Here’s one reason: it offers a nuanced, compelling tale about Africa that doesn’t center on famine, AIDS, violent warlords, child soldiers, genocide or any other heart-tugging tragedy.
Viewers get a vision of Africa through new eyes, re-creating the sweet, quirky tale of Precious Ramotswe — a smart, good-natured woman who turns a small inheritance left her by a departed, doting dad into the only female-owned detective agency in Botswana, in southern Africa.
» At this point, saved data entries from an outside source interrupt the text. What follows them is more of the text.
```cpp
inline bool al16(const void* q) { return (reinterpret_cast<uintptr_t>(q) & 15) == 0; }

inline bool c1wd_shape_ok(int C, int mid, int HW) { return (C == 128 || C == 256) && mid * 4 == C && HW > 0 && HW % 64 == 0; }

}

extern "C" {

int wfae_set_c1wd(int on) {
  g_c1wd.store(on ? 1 : 0, std::memory_order_relaxed);
  return WFAE_OK;
}

int wfae_get_c1wd(void) { return c1wd_on() ? 1 : 0; }

int wfae_c1wd_supported(int C, int mid, int HW) {
  return (c1wd_on() && c1wd_shape_ok(C, mid, HW) && wfae::split_gemm_enabled()) ? 1 : 0;
}

int wfae_c1wd_bwd(const float* dy, const float* t2, const float* bn_scale, const float* bn_shift, const float* w3, float* dw3,
                  float* da3, int NB, int C, int mid, int HW, int accumulate, void* ws, size_t ws_bytes, wfae_stream_t stream) {
  WFAE_REQUIRE(dy && t2 && bn_scale && bn_shift && w3 && dw3 && da3 && ws, WFAE_ERR_NULL_POINTER, "c1wd_bwd: null pointer");
  WFAE_REQUIRE(NB > 0 && C > 0 && mid > 0 && HW > 0 && NB <= 65535 && (int64_t)NB * HW < (1ll << 31), WFAE_ERR_BAD_SHAPE,
               "c1wd_bwd: bad shape");
  WFAE_REQUIRE(c1wd_shape_ok(C, mid, HW), WFAE_ERR_UNSUPPORTED,
               "c1wd_bwd: serves C = 128 or 256 with mid = C / 4 and HW %% 64 == 0 (C %d, mid %d, HW %d)", C, mid, HW);
  WFAE_REQUIRE(c1wd_on() && wfae::split_gemm_enabled(), WFAE_ERR_UNSUPPORTED,
               "c1wd_bwd: needs fp32 precision with the split GEMMs on and wfae_set_c1wd(1)");
  WFAE_REQUIRE(al16(dy) && al16(t2), WFAE_ERR_UNSUPPORTED, "c1wd_bwd: dy and t2 must be 16-byte aligned");
  C1WDP p = {};
  p.dy = dy; p.t2 = t2; p.w3 = w3;
  p.pro_scale = bn_scale; p.pro_shift = bn_shift;
  p.slab = (float*)ws; p.da = da3;
  p.HW = HW;
  WFAE_REQUIRE(c1w_chunks(C, mid, NB, HW, ws_bytes, &p.cpi, &p.kc), WFAE_ERR_WORKSPACE, "c1wd_bwd: workspace %zu < %zu", ws_bytes,
               (size_t)NB * C * mid * sizeof(float));
  hipStream_t st = (hipStream_t)stream;
  const dim3 grid((unsigned)(NB * p.cpi)), block(DNT);
  if (C == 128) hipLaunchKernelGGL((c1wd_kernel<128>), grid, block, 0, st, p);
  else hipLaunchKernelGGL((c1wd_kernel<256>), grid, block, 0, st, p);
  const int rc = check_launch("c1wd_bwd");
  if (rc) return rc;
  return slab_reduce((const float*)ws, dw3, nullptr, (long)C * mid, mid, NB * p.cpi, accumulate, st, 0);
}

}
```

### weatherforecastingtoolkit_amd/functional.py

```python
from __future__ import annotations

import os

import torch
from torch.autograd import Function

from . import ops

BN_EPS = 1e-5


_overlap = False
_side = {}


STAT_FUSION = os.environ.get("WFAE_STAT_FUSION", "1") == "1"


FUSE_A1 = os.environ.get("WFAE_FUSE_A1", "1") == "1"
FUSE_A1_MAXC = 1 << 30
FUSE_A3 = os.environ.get("WFAE_FUSE_A3", "1") == "1"
FUSE_A3_MAXC = int(os.environ.get("WFAE_FUSE_A3_MAXC", "128"))
FUSE_A3_MAXC_C1R = max(FUSE_A3_MAXC, 256)

# ... 471 lines not shown
class BottleneckFn(Function):
    @staticmethod
    def forward(ctx, x, g1, b1, w1, g2, b2, wg, g3, b3, w3, mod, x_stats=None):
        xc = _c(x)
        if xc is not x:
            x_stats = None
        x = xc
        bn1, bn2, bn3 = mod.f[0], mod.f[3], mod.f[6]
        groups = mod.f[5].groups
        training = _use_batch_stats(bn1)
        fuse = training and STAT_FUSION
        emit = fuse and getattr(mod, "emit_stats", False)
        C, mid, hw = x.shape[1], w1.shape[0], x.shape[2] * x.shape[3]
        sto = _storage(x)

        def route(op, m, k, pro=False, res="none"):
            return ops.conv1x1_route(op, m, k, hw, sto, pro, False, res)
        fused1 = FUSE_A1 and C <= FUSE_A1_MAXC and ops.conv1x1_bnact_supported(x, mid)
        r1, r3 = route("fwd", mid, C, fused1), route("fwd", C, mid, True, "ordinary")
        fused3 = (FUSE_A3 and C <= (FUSE_A3_MAXC_C1R if r3 in ("c1r", "c1rb") else FUSE_A3_MAXC)
                  and ops.conv1x1_bnact_supported((x.shape[0], mid) + x.shape[2:], C))
        if not fused3:
            r3 = route("fwd", C, mid, False, "ordinary")
        d1, d3 = (route("dgrad", C, mid), route("dgrad", mid, C)) if sto == "bf16" else (None, None)
        W1p, W3p = (ops.c1b_weights(w1), ops.c1b_weights(w3)) if "c1b" in (r1, r3, d1, d3) else ((None, None), (None, None))
        st1 = _bn_stats_rows(x_stats if (fuse or isinstance(x_stats, ops.StatParts)) else None, x, bn1, training)
        a1 = None if fused1 else ops.bn_act_fwd(x, st1, 1)
        t1, sr2 = _c1(w1, W1p[0], False, *((x, st1) if fused1 else (a1, None)), None, fuse, r1)
        st2 = _bn_stats_rows(sr2, t1, bn2, training)
        a2 = ops.bn_act_fwd(t1, st2, 1)
        t2 = _g3_fwd(a2, wg, groups)
        st3 = _bn_stats(t2, bn3, training)
        a3 = None if fused3 else ops.bn_act_fwd(t2, st3, 1)
        y, mod._out_stats = _c1(w3, W3p[0], False, *((t2, st3) if fused3 else (a3, None)), x, emit, r3)
        ctx.save_for_backward(x, _opt(a1), t1, a2, t2, _opt(a3), g1, w1, g2, wg, g3, w3,
                              st1.mean, st1.invstd, st1.scale, st1.shift,
                              st2.mean, st2.invstd, st2.scale, st2.shift,
                              st3.mean, st3.invstd, st3.scale, st3.shift,
                              _opt(W1p[1] if d1 == "c1b" else None), _opt(W3p[1] if d3 == "c1b" else None))
        ctx.training = training
        ctx.groups = groups
        ctx.betas = (b1, b2, b3)
        return y

    @staticmethod
    def backward(ctx, dy):
        (x, a1, t1, a2, t2, a3, g1, w1, g2, wg, g3, w3, *s) = ctx.saved_tensors
        st1, st2, st3 = _mk_stats(*s[0:4]), _mk_stats(*s[4:8]), _mk_stats(*s[8:12])
        W1t, W3t = s[12], s[13]
        tr = ctx.training
        dy = _c(dy)
        mid = w1.shape[0]
        dw3 = grad_buffer(w3)
        da3 = None
        if a3.numel() == 0:
            if ops.conv1x1_wd_route(dy.shape[1], mid, dy.shape[2] * dy.shape[3], _storage(dy)) == "c1wd":
                da3 = _on_main(lambda: ops.conv1x1_bwd_wd(dy, t2, st3, w3, dw3))
            if da3 is None:
                _wgrad(lambda: ops.conv1x1_bwd_weight_bnact(dy, t2, st3, dw3), dy, t2, st3.scale, st3.shift)
        else:
            _wgrad(lambda: ops.conv1x1_bwd_weight(dy, a3, dw3), dy, a3)
        dg3, db3 = grad_buffer(g3), grad_buffer(ctx.betas[2])
        if da3 is not None:
            dt2 = ops.bn_act_bwd(da3, t2, g3, st3, dg3, db3, None, 1, tr)
        else:
            dt2 = _dgrad_bn(dy, w3, W3t, t2, g3, st3, dg3, db3, None, tr)
        del da3
        dwg = grad_buffer(wg)
        _wgrad(lambda: _g3_wgrad(dt2, a2, dwg, ctx.groups), dt2, a2)
        da2 = _g3_dgrad(dt2, wg, mid, ctx.groups)
        del dt2
        dg2, db2 = grad_buffer(g2), grad_buffer(ctx.betas[1])
        dt1 = ops.bn_act_bwd(da2, t1, g2, st2, dg2, db2, None, 1, tr)
        del da2
        dw1 = grad_buffer(w1)
        rows1 = None
        if a1.numel() == 0:
            if ops.conv1x1_ws_route(x.shape[1], mid, x.shape[2] * x.shape[3], _storage(x)) == "c1ws":
                rows1 = _on_main(lambda: ops.conv1x1_bwd_ws(dt1, x, st1, w1, dw1))
            if rows1 is None:
                _wgrad(lambda: ops.conv1x1_bwd_weight_bnact(dt1, x, st1, dw1), dt1, x, st1.scale, st1.shift)
        else:
            _wgrad(lambda: ops.conv1x1_bwd_weight(dt1, a1, dw1), dt1, a1)
        dg1, db1 = grad_buffer(g1), grad_buffer(ctx.betas[0])
        dx = _dgrad_bn(dt1, w1, W1t, x, g1, st1, dg1, db1, dy, tr, rows1)
        return dx, dg1, db1, dw1, dg2, db2, dwg, dg3, db3, dw3, None, None


class Conv1x1Fn(Function):

    @staticmethod
    def forward(ctx, x, w, bias, pos):
        ctx.x_dtype = x.dtype
        x = ops.to_f32(_c(x))
        y = ops.conv1x1_fwd(x, w, bias, None if pos is None else _c(pos), pos is not None)
        ctx.save_for_backward(x, w)
        ctx.bias, ctx.pos = bias, pos
        return y

    @staticmethod
    def backward(ctx, dy):
        x, w = ctx.saved_tensors
        dy = ops.to_f32(_c(dy))
        nb, cout, h, wd = dy.shape
        dw = grad_buffer(w)
        ops.conv1x1_bwd_weight(dy, x, dw)
        dx = ops.to_dtype(ops.conv1x1_bwd_data(dy, w), ctx.x_dtype) if ctx.needs_input_grad[0] else None
        dbias = dpos = None
        if ctx.bias is not None:
            dbias = grad_buffer(ctx.bias)
            ops.reduce_sum(dy, nb, cout, h * wd, dbias)
        if ctx.pos is not None:
            dpos = grad_buffer(ctx.pos)
            ops.reduce_sum(dy, nb, cout * h * wd, 1, dpos)
        return dx, dw, dbias, dpos

# ... 1034 lines not shown
```

### weatherforecastingtoolkit_amd/ops.py

```python
from __future__ import annotations

import ctypes
import math
import os

import torch

from . import _lib

_WS_DEFAULT = int(os.environ.get("WFAE_WORKSPACE_MB", "512")) << 20
_ws = {}


def _stream():
    return torch.cuda.current_stream().cuda_stream


_prof = None


def profile_start():
    global _prof
    _prof = {}

# ... 159 lines not shown
def _p(t):
    return None if t is None else t.data_ptr()


class StatRows:
    __slots__ = ("part", "rows")

    def __init__(self, part, rows):
        self.part, self.rows = part, rows


class StatParts:
    __slots__ = ("part", "splits")

    def __init__(self, part, splits):
        self.part, self.splits = part, splits


def _rows_out(n, device):
    part = torch.empty(n, dtype=torch.float64, device=device)
    count = ctypes.c_int(0)
    return part, count, (part.data_ptr(), n, ctypes.cast(ctypes.pointer(count), ctypes.c_void_p))


_NO_ROWS = (None, 0, None)


_C1R = _C1R_BNRED = _C1R_BNDX = _C1RB = _C1B = _C1W = True


def set_c1r(on):
    global _C1R
    _C1R = bool(on)


def set_c1r_bnred(on):
    global _C1R_BNRED
    _C1R_BNRED = bool(on)


def set_c1r_bndx(on):
    global _C1R_BNDX
    _C1R_BNDX = bool(on)


def set_c1n(on):
    _lib.call("wfae_set_c1n", int(bool(on)))


def set_c1wd(on):
    _lib.call("wfae_set_c1wd", int(bool(on)))


def set_c1ws(on):
    _lib.call("wfae_set_c1ws", int(bool(on)))


def set_c1rb(on):
    global _C1RB
    _C1RB = bool(on)


def set_c1b(on):
    global _C1B
    _C1B = bool(on)


def set_c1w(on):
    global _C1W
    _C1W = bool(on)


def c1r_bndx_on():
    return _C1R_BNDX


def c1n_enabled():
    return bool(_lib.load().wfae_get_c1n())


def c1wd_enabled():
    return bool(_lib.load().wfae_get_c1wd())


def c1ws_enabled():
    return bool(_lib.load().wfae_get_c1ws())


def _precision():
    return _lib.load().wfae_get_matmul_precision()


def c1r_supported(m, k, hw):
    return _C1R and _SPLIT_GEMM and _precision() == 0 and bool(_lib.load().wfae_c1r_supported(int(m), int(k), int(hw)))


def c1r_bnred_supported(m, k, hw):
    return (_C1R and _C1R_BNRED and _SPLIT_GEMM and _precision() == 0
            and bool(_lib.load().wfae_c1r_bnred_supported(int(m), int(k), int(hw))))


def c1rb_supported(m, k, hw):
    return _C1RB and _precision() == 1 and bool(_lib.load().wfae_c1rb_supported(int(m), int(k), int(hw)))


def c1b_supported(m, k, hw):
    return _C1B and _precision() == 1 and bool(_lib.load().wfae_c1b_supported(int(m), int(k), int(hw)))
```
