-#pragma unroll
-      for (int q = 0; q < static_cast<int>(sizeof(acc.a) / sizeof(float)); ++q) zero = zero && (acc.a[q] == 0.f);
-#pragma unroll
-      for (int o = 1; o < G; o <<= 1) {
-        if constexpr (ReduceLaneZeros<Policy>::value) {
-          const int other = __shfl_xor(static_cast<int>(zero), o, 64);
-          zero = zero && (other != 0);
-        } else {
-          zero = zero && (__shfl_xor(static_cast<int>(zero), o, 64) != 0);
-        }
-      }
-      if (zero) flag |= kFlagZero;
-    } else if (is_head) {
-      float* dst = head + static_cast<size_t>(c) * sum_stride;
-      acc.store(dst, fd.dim, lane_g);
-      if (Policy::kHasCount && lane_g == 0) dst[max_dim] = cnt;
-      flag |= kFlagFin;
-    } else {
-      Policy::flush(args, fd, cur - fd.row_base, acc, cnt, pre_last, lane_g);
-    }
-  }
-  if (head_done) flag |= kFlagFin;
-  if (lane_g == 0) {
-    flags[c] = flag;
-    if (flag & kFlagFin) fin[kFinList + atomicAdd(fin, 1u)] = c;
-  }
-}
-
-constexpr int kShortHops = 8;
+        handed = true;
+      }
+    }
+    if (handed) break;
+    i0 = (nb < hi) ? nb : hi;
+    if (i0 == hi) {
+      if (hi != e || !follow || lim == e) break;
+      hi = lim;
+    } else if (hi != e && kk[U] != key_last) {
+      break;
+    }
+  }
+}
 
 template <class Policy, int G, int NV, bool VEC>
-__global__ __launch_bounds__(256) void segment_fixup_short_kernel(const RedPack P, const typename Policy::Args args,
-                                                                  const unsigned* __restrict__ keys,
-                                                                  const unsigned* __restrict__ vals,
-                                                                  const float* __restrict__ head,
-                                                                  const float* __restrict__ tail,
-                                                                  const int* __restrict__ flags,
-                                                                  unsigned* __restrict__ fin, const int max_dim,
-                                                                  const int sum_stride, const unsigned n_chunks,
-                                                                  const unsigned chunk) {
-  using F = Frag<G, NV, VEC>;
-  const int lane_g = threadIdx.x % G;
-  const unsigned ngroups = gridDim.x * (blockDim.x / G);
-  const unsigned count = fin[0];
-  for (unsigned idx = blockIdx.x * (blockDim.x / G) + threadIdx.x / G; idx < count; idx += ngroups) {
-    const unsigned c = fin[kFinList + idx];
-    int hops = 0;
-    bool closed = false;
-    for (long long j = static_cast<long long>(c) - 1; j >= 0 && hops < kShortHops; --j) {
-      ++hops;
-      if (!(flags[j] & kFlagPass)) { closed = true; break; }
-    }
-    if (!closed && c > 0) {
-      if (lane_g == 0) {
-        const unsigned pos = atomicAdd(fin + 1, 1u);
-        fin[kFinList + n_chunks + pos] = c;
-        if (pos < kLongSlots) fin[kFinList + 2 * n_chunks + pos] = 0;
-      }
-      continue;
-    }
-    const unsigned s = c * chunk;
-    const unsigned key = keys[s];
-    const RedField fd = P.f[vals[s] >> kLocalBits];
-    F acc, pre;
-    acc.zero();
-    pre.zero();
-    Policy::prefetch(args, fd, key - fd.row_base, lane_g, pre);
-    const float* src = head + static_cast<size_t>(c) * sum_stride;
-    acc.add_from(src, fd.dim, lane_g);
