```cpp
extern "C" int nerf_ngp_query_fused_h(const nerf_mlp_arch* arch, const void* packed, const float* rays, const float* z,
                                      int64_t B, int n, const float* tables, const void* tables_half, int L, int log2_T, int F,
                                      const int* resolutions_host, int sh_degree, float pos_scale, float pos_offset,
                                      float* raw, void* acts, void* stream) {
  return ngp_query_fused_impl(arch, packed, rays, z, B, n, tables, tables_half, L, log2_T, F, resolutions_host, nullptr, sh_degree,
                              pos_scale, pos_offset, raw, acts, stream);
}

extern "C" int nerf_ngp_query_fused_lw(const nerf_mlp_arch* arch, const void* packed, const float* rays, const float* z,
                                       int64_t B, int n, const float* tables, const void* tables_half, int L, int log2_T, int F,
                                       const int* resolutions_host, const float* level_weights_host, int sh_degree,
                                       float pos_scale, float pos_offset, float* raw, void* acts, void* stream) {
  return ngp_query_fused_impl(arch, packed, rays, z, B, n, tables, tables_half, L, log2_T, F, resolutions_host, level_weights_host,
                              sh_degree, pos_scale, pos_offset, raw, acts, stream);
}

extern "C" int nerf_ngp_query_fused(const nerf_mlp_arch* arch, const void* packed, const float* rays, const float* z,
                                    int64_t B, int n, const float* tables, int L, int log2_T, int F,
                                    const int* resolutions_host, int sh_degree, float pos_scale, float pos_offset,
                                    float* raw, void* acts, void* stream) {
  return nerf_ngp_query_fused_h(arch, packed, rays, z, B, n, tables, nullptr, L, log2_T, F, resolutions_host, sh_degree, pos_scale,
                                pos_offset, raw, acts, stream);
}

extern "C" int nerf_mlp_backward(const nerf_mlp_arch* arch, const void* packed, const void* acts, const float* d_raw,
                                 int64_t M, void* dz, float* grads, void* stream) {
  return mlp_backward_impl(arch, packed, acts, d_raw, M, dz, grads, nullptr, stream);
}

extern "C" int nerf_mlp_backward_inputs(const nerf_mlp_arch* arch, const void* packed, const void* acts,
                                        const float* d_raw, int64_t M, void* dz, float* grads, float* d_x,
                                        void* stream) {
  NERF_REQUIRE(d_x, NERF_E_NULL, "nerf_mlp_backward_inputs: d_x is NULL");
  return mlp_backward_impl(arch, packed, acts, d_raw, M, dz, grads, d_x, stream);
}

namespace nerf {
__global__ void __launch_bounds__(256) decode_frags_kernel(const void* base, int64_t stride16, int slot0, int nfrag,
                                                           int64_t M, float* __restrict__ out, int lo_off) {
  const int64_t total = M * nfrag * 2;
  for (int64_t t = blockIdx.x * (int64_t)blockDim.x + threadIdx.x; t < total; t += (int64_t)gridDim.x * blockDim.x) {
    const int h = (int)(t & 1), ks = (int)((t >> 1) % nfrag);
    const int64_t m = t / (2 * nfrag);
    const bf16x8 v = *frag_ptr(const_cast<void*>(base), m >> 5, stride16, slot0 + ks, (int)(m & 31), h);
#pragma unroll
    for (int j = 0; j < 8; ++j) out[m * (16 * nfrag) + kperm(ks, h, j)] = (float)v[j];
    if (lo_off > 0) {
      const bf16x8 w = *frag_ptr(const_cast<void*>(base), m >> 5, stride16, slot0 + lo_off + ks, (int)(m & 31), h);
#pragma unroll
      for (int j = 0; j < 8; ++j) out[m * (16 * nfrag) + kperm(ks, h, j)] += (float)w[j];
    }
  }
}
}

extern "C" int nerf_mlp_debug_width(const nerf_mlp_arch* arch, int kind, int layer) {
  const Model m = resolve(arch);
  if (!m.ok) return -1;
  if (m.prec == Prec::F32) return f32::debug_width(kind, layer);
  const DebugSlot ds = m.debug_slot(kind, layer);
  return ds.nfrag ? 16 * ds.nfrag : -1;
}

extern "C" int nerf_mlp_debug_read(const nerf_mlp_arch* arch, const void* store, int kind, int layer, int64_t M,
                                   float* out, void* stream) {
  NERF_RESOLVE("nerf_mlp_debug_read");
  if (m.prec == Prec::F32) {
    NERF_REQUIRE(store && out, NERF_E_NULL, "nerf_mlp_debug_read: NULL pointer");
    return M <= 0 ? NERF_OK : f32::debug_read(store, kind, layer, M, out, as_stream(stream));
  }
  const DebugSlot ds = m.debug_slot(kind, layer);
  NERF_REQUIRE(ds.nfrag, NERF_E_SHAPE, "nerf_mlp_debug_read: no such (kind, layer) in this architecture's stores");
  NERF_REQUIRE(store && out, NERF_E_NULL, "nerf_mlp_debug_read: NULL pointer");
  if (M <= 0) return NERF_OK;
  const int lo_off = !m.split() ? 0 : kind == 0 ? m.info->a_lo : m.info->z_lo;
  return launch<decode_frags_kernel>("nerf_mlp_debug_read", dim3(grid_for(M * ds.nfrag * 2, 256)), dim3(256), 0, as_stream(stream), store,
                                     kind == 0 ? m.astride() : m.zstride(), ds.slot, ds.nfrag, M, out, lo_off);
}

NERF_STAMP2_EXPORT(nerf_debug_stamps2_ring16)
#ifdef NERF_CLOCK_STAMP
extern "C" int nerf_debug_stamps(unsigned long long* host_out, int nwg) {
  if (nwg > 4096) nwg = 4096;
  return hipMemcpyFromSymbol(host_out, HIP_SYMBOL(nerf::g_stamps), (size_t)nwg * 32) == hipSuccess ? 0 : -4;
}
#endif
```

nerf_meets_mlx_amd/csrc/mlp_dwf.hip:

```cpp
#include "common.h"
#include "launch.h"
#include "mlp_frag.h"

namespace nerf {

constexpr int DWF_ROWS = 2;
constexpr int DWF_BLOCKS_F = 256 / DWF_ROWS, DWF_BLOCKS_D = 128 / DWF_ROWS;

__device__ __forceinline__ double pair_value(const __bf16* __restrict__ wf, const FragElem& e) {
  FragElem hi = e, lo = e;
  hi.f = 2 * e.f; lo.f = 2 * e.f + 1;
  return (double)(float)wf[frag_elem_offset(hi)] + (double)(float)wf[frag_elem_offset(lo)];
}

__global__ void __launch_bounds__(256) mlp_dw_factor_post_kernel(const __bf16* __restrict__ wf, const float* __restrict__ bias,
                                                                 const float* __restrict__ aux, float* __restrict__ grads) {
  __shared__ double sh[256 * DWF_ROWS];
  __shared__ double sdb[128];
  const int t = threadIdx.x;
  const float* G = aux + DWF_G;
  const float* dbD = aux + DWF_DB;
  double acc[DWF_ROWS];
#pragma unroll
  for (int q = 0; q < DWF_ROWS; ++q) acc[q] = 0.0;
  if (blockIdx.x < DWF_BLOCKS_F) {
    const int k0 = DWF_ROWS * blockIdx.x;
    for (int e = t; e < 128 * DWF_ROWS; e += 256) {
      const int j = e / DWF_ROWS, q = e % DWF_ROWS;
      sh[e] = pair_value(wf, fwd_elem_dir0(j, k0 + q));
    }
    if (t < 128) sdb[t] = (double)dbD[t];
    __syncthreads();
    for (int j = 0; j < 128; ++j) {
      const double g = (double)G[j * 256 + t];
#pragma unroll
      for (int q = 0; q < DWF_ROWS; ++q) acc[q] = __builtin_fma(sh[j * DWF_ROWS + q], g, acc[q]);
    }
#pragma unroll
    for (int q = 0; q < DWF_ROWS; ++q) grads[L::P_WF + (k0 + q) * 256 + t] = (float)acc[q];
    if (t < DWF_ROWS) {
      double b = 0.0;
      for (int j = 0; j < 128; ++j) b = __builtin_fma(sh[j * DWF_ROWS + t], sdb[j], b);
      grads[L::P_BF + k0 + t] = (float)b;
    }
  } else {
    const int j0 = DWF_ROWS * (blockIdx.x - DWF_BLOCKS_F);
    for (int e = t; e < 256 * DWF_ROWS; e += 256) {
      const int q = e / 256, i = e % 256;
      sh[i * DWF_ROWS + q] = (double)G[(j0 + q) * 256 + i];
    }
    __syncthreads();
    for (int ks = 0; ks < 16; ++ks) {
      for (int h = 0; h < 2; ++h) {
        const FragElem e0 = fwd_elem_feature(t, kperm(ks, h, 0));
        FragElem eh = e0, el = e0;
        eh.f = 2 * e0.f; el.f = 2 * e0.f + 1;
        const bf16x8 vh = *reinterpret_cast<const bf16x8*>(wf + frag_elem_offset(eh));
        const bf16x8 vl = *reinterpret_cast<const bf16x8*>(wf + frag_elem_offset(el));
#pragma unroll
        for (int jj = 0; jj < 8; ++jj) {
          const double w = (double)(float)vh[jj] + (double)(float)vl[jj];
          const int i = kperm(ks, h, jj);
#pragma unroll
          for (int q = 0; q < DWF_ROWS; ++q) acc[q] = __builtin_fma(w, sh[i * DWF_ROWS + q], acc[q]);
        }
      }
    }
    const double bf = (double)bias[L::BI_FEAT + t];
#pragma unroll
    for (int q = 0; q < DWF_ROWS; ++q) grads[L::P_WD + (j0 + q) * 283 + t] = (float)__builtin_fma(bf, (double)dbD[j0 + q], acc[q]);
    if (t < DWF_ROWS) grads[L::P_BD + j0 + t] = dbD[j0 + t];
  }
}

int launch_dw_factor_post(const void* packed_s16, const float* bias_slots, const float* aux, float* grads, hipStream_t s) {
  return launch<mlp_dw_factor_post_kernel>("mlp dW post step (factored feature / dir0)", dim3(DWF_BLOCKS_F + DWF_BLOCKS_D), dim3(256), 0, s,
                                           static_cast<const __bf16*>(packed_s16), bias_slots, aux, grads);
}

}
```

nerf_meets_mlx_amd/csrc/mlp_frag.h:

```cpp
#pragma once
#include "mlp_layout.h"

namespace nerf {


__device__ __forceinline__ bf16x8* frag_ptr(void* base, int64_t tile, int64_t stride16, int slot, int r, int h) {
  char* tb = reinterpret_cast<char*>(base) + tile * stride16 * 16;
  return reinterpret_cast<bf16x8*>(tb + slot * 1024 + (unsigned)(32 * r + 16 * h));
}

#ifndef NERF_NT_STORES
#define NERF_NT_STORES 1
#endif
constexpr bool g_nt_stores = NERF_NT_STORES != 0;

__device__ __forceinline__ void store_frag(void* base, int64_t tile, int64_t stride16, int slot, const bf16x8& v,
                                           int r, int h) {
#if NERF_ABLATE == 7
  asm volatile("" :: "v"(v));
  return;
#endif
#if NERF_ABLATE == 8
  tile = tile & 7;
#endif
  if (g_nt_stores) __builtin_nontemporal_store(v, frag_ptr(base, tile, stride16, slot, r, h));
  else *frag_ptr(base, tile, stride16, slot, r, h) = v;
}
template <int COUNT>
__device__ __forceinline__ void store_frags(void* base, int64_t tile, int64_t stride16, int slot0,
                                            const bf16x8 (&frags)[COUNT], int r, int h) {
#pragma unroll
  for (int k = 0; k < COUNT; ++k) store_frag(base, tile, stride16, slot0 + k, frags[k], r, h);
}
struct NoSink {
  __device__ __forceinline__ void put(int, int, const bf16x8&) const {}
};
template <bool ON>
struct FragSink {
  void* base; int64_t tile0, stride16; int slot0, r, h;
  __device__ __forceinline__ void put(int t, int idx, const bf16x8& v) const {
    if (ON) store_frag(base, tile0 + t, stride16, slot0 + idx, v, r, h);
  }
};

template <class WS>
__device__ __forceinline__ void acc_init_bias(f32x16& acc, WS& ws, int slot_tile, int h) {
#pragma unroll
  for (int g = 0; g < 4; ++g) {
    const float4 b = ws.bias4(slot_tile + 8 * g + 4 * h);
    acc[4 * g + 0] = b.x; acc[4 * g + 1] = b.y; acc[4 * g + 2] = b.z; acc[4 * g + 3] = b.w;
  }
}

typedef unsigned int u32x4 __attribute__((ext_vector_type(4)));
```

The series premieres with a two-hour movie at 8 p.m Sunday.
Along the way, the premium cable channel thwarts every accepted piece of wisdom about what works on television. Which makes me really want to see this show succeed.
First great move: casting Grammy-winning R&B singer Jill Scott as Ramotswe, a woman of, shall we say, generous proportions who has little in common with the waifs and malnourished women topping most big time TV shows these days.
Fealty to Alexander McCall Smith’s nine novels ensures there’s no attempt to make the cast more acceptable to American audiences by inserting white characters. And the two-hour movie which starts this 13-episode journey tonight is most affecting when distilling the oddball nature of Ramotswe’s corner of Botswana.
Eager to succeed, Scott’s Ramotswe tests the fidelity of a client’s husband by inadvertently picking him up in a bar; later, a car mechanic smitten with her needs help dealing with a dangerous gangster connected to the disappearance of a little boy.
Through it all, Ramotwe’s own cadre of helpers — eccentric secretary Mma Makutsi, mechanic JLB Matekoni and self-assured hairdresser/neighbor B.K. — act as an African Scooby Gang of sorts, helping Ramotwe find missing dogs, wayward crocodiles and fraudulent dentists in the bustling tangle of everyday life in southern Africa.
The project has quite a pedigree: Oscar-winning director Anthony Minghella (The English Patient) helmed tonight’s two-hour movie and executive-produced the series before his death in March 2008. Another
Oscar-winning director Sydney Pollack also served as executive producer before his death last May. Indie movie moguls Bob and Harvey Weinstein also turn up as producers.
Filmed in Botswana, the series has a size and scope few others can match. And at a time when network TV is getting less diverse by the day, it stars a black woman as the lead in a drama series for the first time since, well, ABC’s ill-fated stab at a blaxploitation series, 1974’s Get Christie Love!
Funded as a co-production with the BBC, where the show first aired last year, the series breaks as many rules as the heroine it describes. Small wonder this crusty TV critic was charmed at first sight.
Bet you will be, too. And you could also reward HBO for backing a show that is everything the industry expects to fail on TV nowadays.